**Information supplied**
template <int TC, int G, int WPE, int MAP>
__global__ void __launch_bounds__(256, WPE)
    kernel(uint32_t *__restrict__ C, const uint32_t *__restrict__ A, const uint32_t *__restrict__ B, const LimbConst *__restrict__ limbs,
           uint32_t inner, uint32_t cols, uint32_t L, uint32_t N) {
    static_assert((TC == 8 || TC == 4) && TC % G == 0 && (MAP == 12 || MAP == 16), "skinny24 shape");
    const uint32_t limb = blockIdx.z, c0 = blockIdx.y * TC;
    const uint32_t i = (blockIdx.x * blockDim.x + threadIdx.x) * 4;
    if (i >= N) return;
    const LimbConst lc = limbs[limb];
    const uint32_t q = static_cast<uint32_t>(lc.q);

    uint32_t bcol[TC];
#pragma unroll
    for (int c = 0; c < TC; ++c) bcol[c] = ((min(c0 + c, cols - 1)) * L + limb) * N * 3;
    const uint32_t bstep = cols * L * N * 3;
    const char *bk = reinterpret_cast<const char *>(B);
    const char *arow = reinterpret_cast<const char *>(A) + static_cast<size_t>(limb) * N * 4;
    const size_t astep = static_cast<size_t>(L) * N * 4;
    const uint32_t a_off = i * 4;
    const uint32_t lane = threadIdx.x & 63u;
    const uint32_t b_off = MAP == 12 ? i * 3 : (lane < 48 ? (i - lane * 4) * 3 + lane * 16 : bstep);
    __shared__ u32x4 stage[MAP == 16 ? 4 : 1][MAP == 16 ? G : 1][64];
    const uint32_t wave = threadIdx.x >> 6;

    uint64_t acc[TC][4];
#pragma unroll
    for (int c = 0; c < TC; ++c)
#pragma unroll
        for (int s = 0; s < 4; ++s) acc[c][s] = 0;
    const uint32_t lazy = lc.lazy_terms;
    uint32_t pending = 0;
    for (uint32_t k = 0; k < inner; ++k) {
        const u32x4 av = __builtin_amdgcn_raw_buffer_load_b128(row_rsrc(arow, N * 4), a_off, 0, 0);
        arow += astep;
#pragma unroll
        for (int g0 = 0; g0 < TC; g0 += G) {
            uint32_t raw[G][3];
            if constexpr (MAP == 12) {
#pragma unroll
                for (int g = 0; g < G; ++g) {
                    const u32x3 t = __builtin_amdgcn_raw_buffer_load_b96(row_rsrc(bk, bstep), b_off, bcol[g0 + g], kAuxNT);
                    raw[g][0] = t[0];
                    raw[g][1] = t[1];
                    raw[g][2] = t[2];
                }
            } else {
                __builtin_amdgcn_wave_barrier();
                u32x4 t[G];
#pragma unroll
                for (int g = 0; g < G; ++g) t[g] = __builtin_amdgcn_raw_buffer_load_b128(row_rsrc(bk, bstep), b_off, bcol[g0 + g], kAuxNT);
#pragma unroll
                for (int g = 0; g < G; ++g) stage[wave][g][lane] = t[g];
                __builtin_amdgcn_wave_barrier();
#pragma unroll
                for (int g = 0; g < G; ++g) {
                    const uint32_t *p = reinterpret_cast<const uint32_t *>(&stage[wave][g][0]) + lane * 3;
                    raw[g][0] = p[0];
                    raw[g][1] = p[1];
                    raw[g][2] = p[2];
                }
            }
#pragma unroll
            for (int g = 0; g < G; ++g) {
                uint32_t bv[4];
                unpack4(raw[g][0], raw[g][1], raw[g][2], bv);
#pragma unroll
                for (int s = 0; s < 4; ++s) acc[g0 + g][s] += static_cast<uint64_t>(av[s]) * static_cast<uint64_t>(bv[s]);
            }
        }
        bk += bstep;
        if (++pending == lazy) {
            pending = 0;
#pragma unroll
            for (int c = 0; c < TC; ++c)
#pragma unroll
                for (int s = 0; s < 4; ++s) acc[c][s] = reduce_u64_sum(acc[c][s], q, lc.mu64);
        }
    }
#pragma unroll
    for (int c = 0; c < TC; ++c) {
        if (c0 + c >= cols) continue;
        u32x4 o;
#pragma unroll
        for (int s = 0; s < 4; ++s) o[s] = reduce_u64_sum(acc[c][s], q, lc.mu64);
        *reinterpret_cast<u32x4 *>(C + (static_cast<size_t>(c0 + c) * L + limb) * N + i) = o;
    }
}

#define MXX_SKINNY24_SHAPES(X)                                          \
    X(8, 1, 5, 12) X(8, 2, 5, 12) X(8, 4, 5, 12) X(8, 8, 5, 12) X(8, 8, 4, 12)  \
    X(8, 1, 5, 16) X(8, 2, 5, 16) X(8, 4, 5, 16)                        \
    X(4, 1, 8, 12) X(4, 2, 8, 12) X(4, 4, 8, 12) X(4, 1, 8, 16) X(4, 2, 8, 16) X(4, 4, 8, 16)

constexpr int shape_key(int tc, int g, int wpe, int map) { return ((tc * 16 + g) * 16 + wpe) * 32 + map; }

}

int skinny24_parse_shape(const char *s) {
    int v[4] = {0, 0, 0, 0};
    for (int f = 0; f < 4; ++f) {
        if (*s < '0' || *s > '9') return 0;
        while (*s >= '0' && *s <= '9' && v[f] < 100) v[f] = v[f] * 10 + (*s++ - '0');
        if (f < 3 && *s++ != ',') return 0;
    }
    if (*s || v[0] > 15 || v[1] > 15 || v[2] > 15 || v[3] > 31) return 0;
    return skinny24::shape_key(v[0], v[1], v[2], v[3]);
}

static constexpr int kSkinny24Default = skinny24::shape_key(8, 2, 5, 12);
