# PaullyMac/routest

Measured on AMD Instinct MI355X. Metric: ETA preds/sec (whole node) + p50 /predict latency, 3-layer MLP bf16, higher is better.
Workload: dtype bf16

## Files before the change

### csrc/cch_bindings.cpp

```cpp
#include <torch/extension.h>
#include <ATen/hip/impl/HIPStreamMasqueradingAsCUDA.h>
#include <c10/core/DeviceGuard.h>

#include <chrono>
#include <cmath>
#include <memory>
#include <mutex>
#include <unordered_map>

#include "cch_gpu.h"
#include "ops.h"

namespace py = pybind11;

namespace {

#define CCH_CHECK_HIP(expr)                                                            \
  do {                                                                                 \
    hipError_t _e = (expr);                                                            \
    TORCH_CHECK(_e == hipSuccess, "HIP error in ", #expr, ": ", hipGetErrorString(_e)); \
  } while (0)

hipStream_t stream_of(int dev) { return c10::hip::getCurrentHIPStreamMasqueradingAsCUDA(dev).stream(); }

// ... 123 lines not shown
    d["async_pending"] = a.pending;
    d["async_build_ms"] = a.build_ms;
    d["async_alloc_ms"] = a.alloc_ms;
    d["async_hostcopy_ms"] = a.hostcopy_ms;
    d["builder_max_wg"] = g_->builder_pacing();
    d["async_paced"] = a.paced;
    return d;
  }

  void request_build(int64_t weather, int64_t congestion, int64_t weekhour, double age, bool urgent,
                     c10::optional<torch::Tensor> avoid, int64_t avoid_digest) {
    TORCH_CHECK(g_->has_eta(), "CchGpu: set_eta first");
    const rt::CchContext c = context(weather, congestion, weekhour, age, avoid, avoid_digest);
    g_->request_build(c, urgent);
  }
  bool is_cached(int64_t key) {
    std::shared_ptr<rt::CchMetricDev> m;
    return g_->cached_metric((uint64_t)key, m);
  }
  void set_cache_gb(double gb) { g_->set_cache_gb(gb); }
  void set_builder_pacing(int n, bool always) { g_->set_builder_pacing(n, always); }
  void set_unpack_serial(bool on) { g_->set_unpack_serial(on); }
  bool unpack_serial() const { return g_->unpack_serial(); }

  py::dict info(const rt::CchMetricDev& m, bool fresh) const {
    py::dict d;
    d["key"] = m.key;
    d["fresh"] = fresh;
    d["cost_ms"] = m.cost_ms;
    d["customize_ms"] = m.customize_ms;
    d["basic_ms"] = m.basic_ms;
    d["perfect_ms"] = m.perfect_ms;
    d["prune_ms"] = m.prune_ms;
    d["kept_f"] = m.kept_f;
    d["kept_b"] = m.kept_b;
    return d;
  }

  py::dict metric_for(int64_t weather, int64_t congestion, int64_t weekhour, double age, bool pin,
                      c10::optional<torch::Tensor> avoid, int64_t avoid_digest) {
    TORCH_CHECK(g_->has_eta(), "CchGpu: set_eta first");
    const rt::CchContext c = context(weather, congestion, weekhour, age, avoid, avoid_digest);
    const c10::DeviceGuard guard(c10::Device(c10::DeviceType::CUDA, dev_));
    std::shared_ptr<rt::CchMetricDev> m;
    bool fresh = false;
    hipError_t e;
// ... 98 lines not shown
    o.path = want_path ? path.data_ptr<int>() : nullptr;
    o.max_path = (int)max_path;
    const c10::DeviceGuard guard(src.device());
    std::lock_guard<std::mutex> lk(mu_);
    CCH_CHECK_HIP(g_->route(*m, src.data_ptr<int>(), dst.data_ptr<int>(), (int)Q, o, *sc_, stream_of(dev_)));
    return py::make_tuple(sec, met, st, len, path);
  }

  py::tuple matrix(int64_t key, torch::Tensor pts, torch::Tensor npts) {
    auto m = get(key);
    TORCH_CHECK(pts.is_cuda() && npts.is_cuda() && pts.dim() == 2 && pts.scalar_type() == torch::kInt32 &&
                    npts.scalar_type() == torch::kInt32 && npts.numel() == pts.size(0) && pts.is_contiguous(),
                "pts int32 [R, NM], npts int32 [R] on the router's GPU");
    const int R = (int)pts.size(0), NM = (int)pts.size(1);
    auto of = torch::TensorOptions().dtype(torch::kFloat32).device(torch::kCUDA, dev_);
    auto sec = torch::empty({R, NM, NM}, of), met = torch::empty({R, NM, NM}, of);
    const c10::DeviceGuard guard(pts.device());
    std::lock_guard<std::mutex> lk(mu_);
    CCH_CHECK_HIP(g_->matrix(*m, pts.data_ptr<int>(), npts.data_ptr<int>(), R, NM, sec.data_ptr<float>(),
                             met.data_ptr<float>(), nullptr, *sc_, stream_of(dev_)));
    return py::make_tuple(sec, met);
  }

  py::tuple matrix_rect(int64_t key, torch::Tensor src, torch::Tensor nsrc, torch::Tensor dst, torch::Tensor ndst,
                        int64_t meet) {
    auto m = get(key);
    for (const torch::Tensor* t : {&src, &nsrc, &dst, &ndst})
      TORCH_CHECK(t->is_cuda() && t->device().index() == dev_ && t->scalar_type() == torch::kInt32 && t->is_contiguous(),
                  "src / nsrc / dst / ndst: int32 on the router's GPU");
    TORCH_CHECK(src.dim() == 2 && dst.dim() == 2 && dst.size(0) == src.size(0) && nsrc.numel() == src.size(0) &&
                    ndst.numel() == src.size(0),
                "src [R, SM], dst [R, DM], nsrc [R], ndst [R]");
    const int64_t R = src.size(0), SM = src.size(1), DM = dst.size(1);
    TORCH_CHECK(R * (SM + DM) <= INT32_MAX && R * SM * DM <= INT32_MAX, "matrix_rect: too many chains or cells for one call");
    auto of = torch::TensorOptions().dtype(torch::kFloat32).device(torch::kCUDA, dev_);
    auto sec = torch::empty({R, SM, DM}, of), met = torch::empty({R, SM, DM}, of);
    const c10::DeviceGuard guard(src.device());
    std::lock_guard<std::mutex> lk(mu_);
    CCH_CHECK_HIP(g_->matrix_rect(*m, src.data_ptr<int>(), nsrc.data_ptr<int>(), dst.data_ptr<int>(),
                                  ndst.data_ptr<int>(), (int)R, (int)SM, (int)DM, sec.data_ptr<float>(),
                                  met.data_ptr<float>(), *sc_, stream_of(dev_), (int)meet));
    return py::make_tuple(sec, met);
  }

  py::tuple matrix_keep(int64_t key, torch::Tensor pts, torch::Tensor npts) {
    auto sm = matrix(key, pts, npts);
// ... 107 lines not shown

}

void bind_cch_gpu(py::module& m) {
  py::class_<PyCchGpu>(m, "CchGpu")
      .def(py::init<torch::Tensor, torch::Tensor, torch::Tensor, torch::Tensor, torch::Tensor, torch::Tensor,
                    torch::Tensor, int64_t>(),
           py::arg("indptr"), py::arg("indices"), py::arg("lat"), py::arg("lon"), py::arg("length"),
           py::arg("road_class"), py::arg("base_traffic"), py::arg("device"))
      .def("set_eta", &PyCchGpu::set_eta, py::arg("blob"), py::arg("H"), py::arg("norm"), py::arg("variant") = -1)
      .def("stats", &PyCchGpu::stats)
      .def("metric_for", &PyCchGpu::metric_for, py::arg("weather"), py::arg("congestion"), py::arg("weekhour"),
           py::arg("driver_age") = 35.0, py::arg("pin") = false, py::arg("avoid") = py::none(),
           py::arg("avoid_digest") = 0)
      .def("avoid_mask", &PyCchGpu::avoid_mask, py::arg("blob"))
      .def("unpin", &PyCchGpu::unpin, py::arg("key"))
      .def("pinned", &PyCchGpu::pinned)
      .def("metric_from_costs", &PyCchGpu::metric_from_costs, py::arg("key"), py::arg("cost"))
      .def("costs", &PyCchGpu::costs, py::arg("key"))
      .def("metric_dump", &PyCchGpu::metric_dump, py::arg("key"))
      .def("route", &PyCchGpu::route, py::arg("key"), py::arg("src"), py::arg("dst"), py::arg("max_path") = 4096,
           py::arg("want_path") = true)
      .def("matrix", &PyCchGpu::matrix, py::arg("key"), py::arg("pts"), py::arg("npts"))
      .def("matrix_rect", &PyCchGpu::matrix_rect, py::arg("key"), py::arg("src"), py::arg("nsrc"), py::arg("dst"),
           py::arg("ndst"), py::arg("meet") = 0)
      .def("matrix_keep", &PyCchGpu::matrix_keep, py::arg("key"), py::arg("pts"), py::arg("npts"))
      .def("legs_from_matrix", &PyCchGpu::legs_from_matrix, py::arg("key"), py::arg("tag"), py::arg("pts"), py::arg("r"),
           py::arg("i"), py::arg("j"), py::arg("max_path") = 4096, py::arg("want_path") = true)
      .def("one_to_all", &PyCchGpu::one_to_all, py::arg("key"), py::arg("src"), py::arg("reverse") = false,
           py::arg("fuse") = -1)
      .def("set_capacity", &PyCchGpu::set_capacity)
      .def("set_cache_gb", &PyCchGpu::set_cache_gb, py::arg("gb"))
      .def("set_builder_pacing", &PyCchGpu::set_builder_pacing, py::arg("max_workgroups"), py::arg("always") = false)
      .def("set_unpack_serial", &PyCchGpu::set_unpack_serial, py::arg("on"))
      .def("unpack_serial", &PyCchGpu::unpack_serial)
      .def("request_build", &PyCchGpu::request_build, py::arg("weather"), py::arg("congestion"), py::arg("weekhour"),
           py::arg("driver_age") = 35.0, py::arg("urgent") = true, py::arg("avoid") = py::none(),
           py::arg("avoid_digest") = 0)
      .def("is_cached", &PyCchGpu::is_cached, py::arg("key"))
      .def("ptr", &PyCchGpu::ptr)
      .def("topology_arrays", &PyCchGpu::topology_arrays);
}
```

### csrc/cch_gpu.h

```cpp
#pragma once
#include <hip/hip_runtime.h>

#include <cstdint>
#include <cstdlib>
#include <cstring>
#include <atomic>
#include <chrono>
#include <condition_variable>
#include <deque>
#include <functional>
#include <list>
#include <memory>
#include <mutex>
#include <thread>
#include <unordered_set>
#include <vector>

#include "common.h"
#include "runtime/cch.h"

namespace rt {

struct CchContext {
  int weather = 2, congestion = 1, weekhour = 9;
// ... 15 lines not shown
  float* len_up = nullptr;
  float* len_dn = nullptr;
  int32_t* cnt_up = nullptr;
  int32_t* cnt_dn = nullptr;
  int32_t* f_ptr = nullptr;
  int32_t* b_ptr = nullptr;
  int4* f_rec = nullptr;
  int4* b_rec = nullptr;
  int64_t kept_f = 0, kept_b = 0;
  double customize_ms = 0.0, cost_ms = 0.0;
  double basic_ms = 0.0, perfect_ms = 0.0, prune_ms = 0.0;
  double alloc_ms = 0.0, hostcopy_ms = 0.0;
  std::vector<float> host_cost;
  std::shared_ptr<const std::vector<int32_t>> avoid;
  ~CchMetricDev();
};

struct CchScratch {
  float* dist = nullptr;
  int32_t* pred = nullptr;
  int32_t* node = nullptr;
  size_t jobs_cap = 0;
  int32_t* jobs = nullptr;
  int32_t* arcs = nullptr;
  int32_t* narcs = nullptr;
  size_t pairs_cap = 0;
  int32_t* pj = nullptr;
  size_t pj_cap = 0;
  uint64_t chain_tag = 0;
  int chain_nm = 0, chain_r = 0;
  int device = 0;
  std::vector<void*> old;
  ~CchScratch();
  hipError_t ensure(size_t jobs, size_t pairs, int stride, int max_arcs);
};

struct CchAllScratch {
  float* sec = nullptr;
  float* met = nullptr;
  size_t blocks_cap = 0;
  int device = 0;
  std::vector<void*> old;
  ~CchAllScratch();
  hipError_t ensure(size_t blocks, size_t N);
};

// ... 75 lines not shown
  double cache_gb() { std::lock_guard<std::mutex> lk(mu_); return cache_gb_; }
  int capacity() { std::lock_guard<std::mutex> lk(mu_); return capacity_; }
  int64_t metric_bytes() const { return metric_bytes_.load(); }
  int cached() { std::lock_guard<std::mutex> lk(mu_); return (int)cache_.size(); }

  void request_build(const CchContext& c, bool urgent = true);
  void start_builders();
  int add_build_listener(std::function<void(uint64_t, bool)> cb);
  void remove_build_listener(int id);
  struct AsyncStats {
    long long queued = 0, built = 0, failed = 0;
    int pending = 0;
    double build_ms = 0.0, alloc_ms = 0.0, hostcopy_ms = 0.0;
    long long paced = 0;
  };
  AsyncStats async_stats();
  void set_builder_pacing(int n, bool always = false) {
    builder_max_wg_.store(n < 0 ? 0 : n);
    pace_always_.store(always);
  }
  int builder_pacing() const { return builder_max_wg_.load(); }
  void set_unpack_serial(bool on) { unpack_serial_.store(on); }
  bool unpack_serial() const { return unpack_serial_.load(); }
  void note_queries() {
    query_us_.store(std::chrono::duration_cast<std::chrono::microseconds>(
                        std::chrono::steady_clock::now().time_since_epoch()).count(),
                    std::memory_order_relaxed);
  }
  bool serving_now() const {
    const long long now = std::chrono::duration_cast<std::chrono::microseconds>(
                              std::chrono::steady_clock::now().time_since_epoch()).count();
    return now - query_us_.load(std::memory_order_relaxed) < 250000;
  }

  hipError_t route(const CchMetricDev& m, const int* d_src, const int* d_dst, int Q, const CchRouteOut& o,
                   CchScratch& sc, hipStream_t s);
  hipError_t matrix(const CchMetricDev& m, const int* d_pts, const int* d_npts, int R, int NM, float* d_sec,
                    float* d_met, double* d_D64, CchScratch& sc, hipStream_t s);
  hipError_t legs_from_matrix(const CchMetricDev& m, const int* d_src, const int* d_r, const int* d_i, const int* d_j,
                              int Q, uint64_t tag, const CchRouteOut& o, CchScratch& sc, hipStream_t s);
  static constexpr int MAX_ARCS = 1024;
  enum { MEET_AUTO = 0, MEET_RECT = 1, MEET_PAIRS = 2, MEET_NONE = 3 };
  hipError_t matrix_rect(const CchMetricDev& m, const int* d_src, const int* d_nsrc, const int* d_dst,
                         const int* d_ndst, int R, int SM, int DM, float* d_sec, float* d_met, CchScratch& sc,
                         hipStream_t s, int meet = MEET_AUTO);
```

**Work instructions**
Please give back exactly the lines of the listing above that run from the one containing "uint64_t acc[TC][4];" through the one containing "raw[g][1] = p[1];", and only those.

**Response**
    uint64_t acc[TC][4];
#pragma unroll
    for (int c = 0; c < TC; ++c)
#pragma unroll
        for (int s = 0; s < 4; ++s) acc[c][s] = 0;
    const uint32_t lazy = lc.lazy_terms;
    uint32_t pending = 0;
    for (uint32_t k = 0; k < inner; ++k) {
        const u32x4 av = __builtin_amdgcn_raw_buffer_load_b128(row_rsrc(arow, N * 4), a_off, 0, 0);
        arow += astep;
#pragma unroll
        for (int g0 = 0; g0 < TC; g0 += G) {
            uint32_t raw[G][3];
            if constexpr (MAP == 12) {
#pragma unroll
                for (int g = 0; g < G; ++g) {
                    const u32x3 t = __builtin_amdgcn_raw_buffer_load_b96(row_rsrc(bk, bstep), b_off, bcol[g0 + g], kAuxNT);
                    raw[g][0] = t[0];
                    raw[g][1] = t[1];
                    raw[g][2] = t[2];
                }
            } else {
                __builtin_amdgcn_wave_barrier();
                u32x4 t[G];
#pragma unroll
                for (int g = 0; g < G; ++g) t[g] = __builtin_amdgcn_raw_buffer_load_b128(row_rsrc(bk, bstep), b_off, bcol[g0 + g], kAuxNT);
#pragma unroll
                for (int g = 0; g < G; ++g) stage[wave][g][lane] = t[g];
                __builtin_amdgcn_wave_barrier();
#pragma unroll
                for (int g = 0; g < G; ++g) {
                    const uint32_t *p = reinterpret_cast<const uint32_t *>(&stage[wave][g][0]) + lane * 3;
                    raw[g][0] = p[0];
                    raw[g][1] = p[1];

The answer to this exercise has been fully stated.